One field or frame of video can be used to generate a coded image . A frame is usually a complete image. When collecting video signals, if interlaced scanning (odd and even lines) is used, the scanned image is divided into two parts, and each part is called [ field ], according to the order atmosphere: [ top field ] And [ bottom field ].

the way Scope
Frame encoding method Images with little activity or still images should be used
Field coding Moving images with a lot of activity

Insert picture description here

4. I, P, B frames and pts/dts

Frame classification Chinese significance
I 帧 Intra-encoded frame, also known as intra picture The I frame represents the key frame, which you can understand as the complete preservation of this frame of picture; only this frame of data is needed for decoding (because it contains the complete picture).
P frame Forward predictive coding frame, also known as predictive-frame It represents the difference between this frame and the previous key frame (or P frame). When decoding, the difference defined by this frame needs to be superimposed on the previously buffered picture to generate the final picture. (That is, the difference frame, P frame does not have complete picture data, only data that is different from the picture of the previous frame)
B frame Bi-directional interpolated prediction frame, also known as bi-directional interpolated prediction frame The B frame uses the preceding I or P frame and the following P frame as reference frames to "find out" the predicted value and two motion vectors of a "point" in the B frame, and then take the prediction difference and the motion vector for transmission. The receiving end "finds (calculates)" the predicted value in the two reference frames according to the motion vector and sums it with the difference to obtain the "some point" sample value of the B frame, so that the complete B frame can be obtained. To decode a B frame, not only the previous buffered picture must be obtained, but also the decoded picture, and the final picture is obtained by superimposing the front and rear pictures with the data of the current frame. B-frame compression rate is high, but the CPU will be more tired when decoding

Features of I frame:
1. It is a full-frame compression coded frame. It performs JPEG compression encoding and transmission of the full frame image information;
2. The complete image can be reconstructed with only the data of the I frame when decoding ; 3. The
I frame describes the details of the image background and the moving subject; 4. The
I frame is not required Generated by referring to other pictures;
5.I frame is the reference frame of P frame and B frame (its quality directly affects the quality of subsequent frames in the same group);
6.I frame is the basic frame of the frame group GOP (the first frame ), there is only one I frame in a group;
7. I frame does not need to consider the motion vector;
8. The amount of information of the data occupied by the I frame is relatively large.
P frame features:
1. P frame is an encoded frame separated by 1 to 2 frames after I frame;
2. P frame uses motion compensation to transmit the difference between it and the previous I or P frame and the motion vector (prediction error);
3. During decoding, the predicted value in the I frame must be summed with the prediction error to reconstruct the complete P frame image;
4. P frames belong to the inter-frame coding of forward prediction.
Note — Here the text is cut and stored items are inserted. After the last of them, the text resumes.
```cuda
template <int BNK>
static int launch_attn(const AttnDesc& d, cudaStream_t stream) {
  using Cfg = AttnCfg<BNK>;
  AttnParams p;
  memset(&p, 0, sizeof(p));
  {
    uint64_t dims[4] = {64, (uint64_t)d.heads, (uint64_t)d.Nq, (uint64_t)d.B};
    uint64_t str[3] = {128, (uint64_t)d.ldq * 2, (uint64_t)d.ldq * 2 * d.Nq};
    uint32_t box[4] = {64, 1, ATT_BM, 1};
    int rc = encode_tmap_f16(&p.tmap_q, d.q, 4, dims, str, box);
    if (rc) return rc;
  }
  const int shared = d.kv_batch_stride == 0;
  {
    uint64_t dims[4] = {64, (uint64_t)d.heads, (uint64_t)d.Nk, (uint64_t)(shared ? 1 : d.B)};
    uint64_t strk[3] = {128, (uint64_t)d.ldk * 2, (uint64_t)(shared ? (long long)d.ldk * d.Nk : d.kv_batch_stride) * 2};
    uint64_t strv[3] = {128, (uint64_t)d.ldv * 2, (uint64_t)(shared ? (long long)d.ldv * d.Nk : d.kv_batch_stride) * 2};
    uint32_t box[4] = {64, 1, (uint32_t)BNK, 1};
    int rc = encode_tmap_f16(&p.tmap_k, d.k, 4, dims, strk, box);
    if (rc) return rc;
    rc = encode_tmap_f16(&p.tmap_v, d.v, 4, dims, strv, box);
    if (rc) return rc;
  }
  p.out = d.out; p.ldo = d.ldo; p.Nq = d.Nq; p.Nk = d.Nk; p.kv_shared = shared;
  p.scale_log2 = d.scale * 1.4426950408889634f;
  p.accumulate = d.accumulate;
  static DeviceOnce configured;
  if (device_once_needed(configured)) {
    VC_CHECK_CUDA(cudaFuncSetAttribute(flash_attn_d64_kernel<BNK>, cudaFuncAttributeMaxDynamicSharedMemorySize, Cfg::SMEM));
    device_once_mark(configured);
  }
  dim3 grid((d.Nq + ATT_BM - 1) / ATT_BM, d.heads, d.B);
  flash_attn_d64_kernel<BNK><<<grid, ATT_THREADS, Cfg::SMEM, stream>>>(p);
  VC_CHECK_CUDA(cudaGetLastError());
  return VC_OK;
}

int flash_attn_d64(const AttnDesc& d, cudaStream_t stream) {
  VC_REQUIRE(d.q && d.k && d.v && d.out, "flash_attn: null pointer");
  VC_REQUIRE(d.Nq > 0 && d.Nk > 0 && d.B > 0 && d.heads > 0, "flash_attn: empty problem");
  VC_REQUIRE(d.ldq % 8 == 0 && d.ldk % 8 == 0 && d.ldv % 8 == 0 && d.ldo % 8 == 0, "flash_attn: pitches must be multiples of 8");
  VC_REQUIRE(d.kv_batch_stride % 8 == 0, "flash_attn: kv batch stride must be a multiple of 8");
  const int mode = bn64_mode();
  if (mode == 1 || (mode < 0 && d.Nk <= 1024)) return launch_attn<64>(d, stream);
  return launch_attn<128>(d, stream);
}

}
```

Measured before the change: 2.408.

## Add warp-specialized pipelined flash attention kernel overlapping QK^T and PV wgmma

Adds a new 384-thread attention kernel used for long key sequences (Nk > 1024). It has a producer warpgroup with reduced registers (setmaxnreg), a 4-stage KV TMA ring, and 128-wide KV tiles. The loop issues the next tile's QK^T wgmma together with the current tile's PV wgmma, so softmax overlaps with tensor-core work, and it skips the O rescale when the running max did not change. The aim is to hide softmax and memory latency in the long-sequence attention, at the cost of higher register pressure and one CTA per SM.

```diff
diff --git a/viewcrafter_b200/csrc/attention.cu b/viewcrafter_b200/csrc/attention.cu
--- a/viewcrafter_b200/csrc/attention.cu
+++ b/viewcrafter_b200/csrc/attention.cu
@@ -17,15 +17,19 @@
 };
 
 static constexpr int ATT_BM = 128, ATT_D = 64;
+static constexpr int ATT_Q_BYTES = ATT_BM * ATT_D * 2;
+
 static constexpr int ATT_THREADS = 288;
-static constexpr int ATT_Q_BYTES = ATT_BM * ATT_D * 2;
-
-template <int BNK>
-struct AttnCfg {
-  static constexpr int KV_BYTES = BNK * ATT_D * 2;
-  static constexpr int SMEM = ATT_Q_BYTES + 4 * KV_BYTES + 1024 + 256;
-  static constexpr int MIN_CTAS = BNK == 64 ? 2 : 1;
-};
+static constexpr int ATT_BNK = 64;
+static constexpr int ATT_KV_BYTES = ATT_BNK * ATT_D * 2;
+static constexpr int ATT_SMEM = ATT_Q_BYTES + 4 * ATT_KV_BYTES + 1024 + 256;
+
+static constexpr int ATTP_THREADS = 384;
+static constexpr int ATTP_BNK = 128;
+static constexpr int ATTP_KV_BYTES = ATTP_BNK * ATT_D * 2;
+static constexpr int ATTP_STAGES = 4;
+static constexpr int ATTP_SMEM = ATT_Q_BYTES + ATTP_STAGES * 2 * ATTP_KV_BYTES + 1024 + 256;
+static constexpr int ATTP_PRODUCER_REGS = 24, ATTP_MMA_REGS = 240;
 
 __device__ __forceinline__ float ex2f(float x) {
   float y;
@@ -34,13 +38,89 @@
 }
 
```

It only refers to the I frame or P frame
that is closest to it in front; 5.P frame can be the reference frame of the P frame behind it, or the reference frame of the B frame before and after it;
6.Because the P frame is a reference frame, it It may cause the spread of decoding errors;
7. Because it is a differential transmission, the compression of P frames is relatively high.
B frame characteristics 1. B frame
is predicted by the previous I or P frame and the following P frame; 2. The
B frame is transmitted by the prediction error between it and the previous I or P frame and the following P frame And motion vector;
3.B frame is a two-way predictive coding frame;
4.B frame has the highest compression ratio, because it only reflects the change of the moving subject between the reference frames of C, and the prediction is more accurate;
5.B frame is not a reference frame, it will not Cause the spread of decoding errors.

name significance
PTS(Presentation Time Stamp) PTS is mainly used to measure when the decoded video frame is displayed
DTS(Decode Time Stamp) DTS mainly identifies when the bit stream in the memory starts to be sent to the decoder for decoding

Insert picture description here
The difference between DTS and PTS: The
main user video of DTS is decoded and used in the decoding stage. PTS is mainly used for video synchronization and output, and is used in display. The output sequence is the same when there is no B frame.

5. GOP
GOP is a group of pictures, and a GOP is a group of continuous pictures. A GOP is formed between two I frames. If there is a B frame, the last frame of a GOP must be P.
GOP generally has two numbers, such as M=3, N=12. M specifies the distance between an I frame and a P frame, and N specifies the distance between two I frames. So the current GOP structure is

I BBP BBP BBP BB I

Enlarging the picture group can effectively reduce the volume of the encoded video, but it will also reduce the video quality. As for the choice, it depends on the needs.

6.
The first image in a sequence of IDR is called IDR image (immediate refresh image), and IDR images are all I-frame images.
Both I and IDR frames use intra prediction. The I frame does not need to refer to any frame, but the subsequent P and B frames may refer to the frame before the I frame. IDR does not allow this.
For example, in this case:
IDR1 P4 B2 B3 P7 B5 B6 I10 B8 B9 P13 B11 B12 P16 B14 B15 where B8 can cross I10 to refer to P7

Core function:
H.264 introduces IDR image to resynchronize the decoding. When the decoder decodes the IDR image, it immediately clears the reference frame queue, outputs or discards all the decoded data, searches for the parameter set again, and starts a new one. the sequence of. In this way, if there is a major error in the previous sequence, you can get a chance to resynchronize here. The image after the IDR image will never be decoded using the data of the image before the IDR.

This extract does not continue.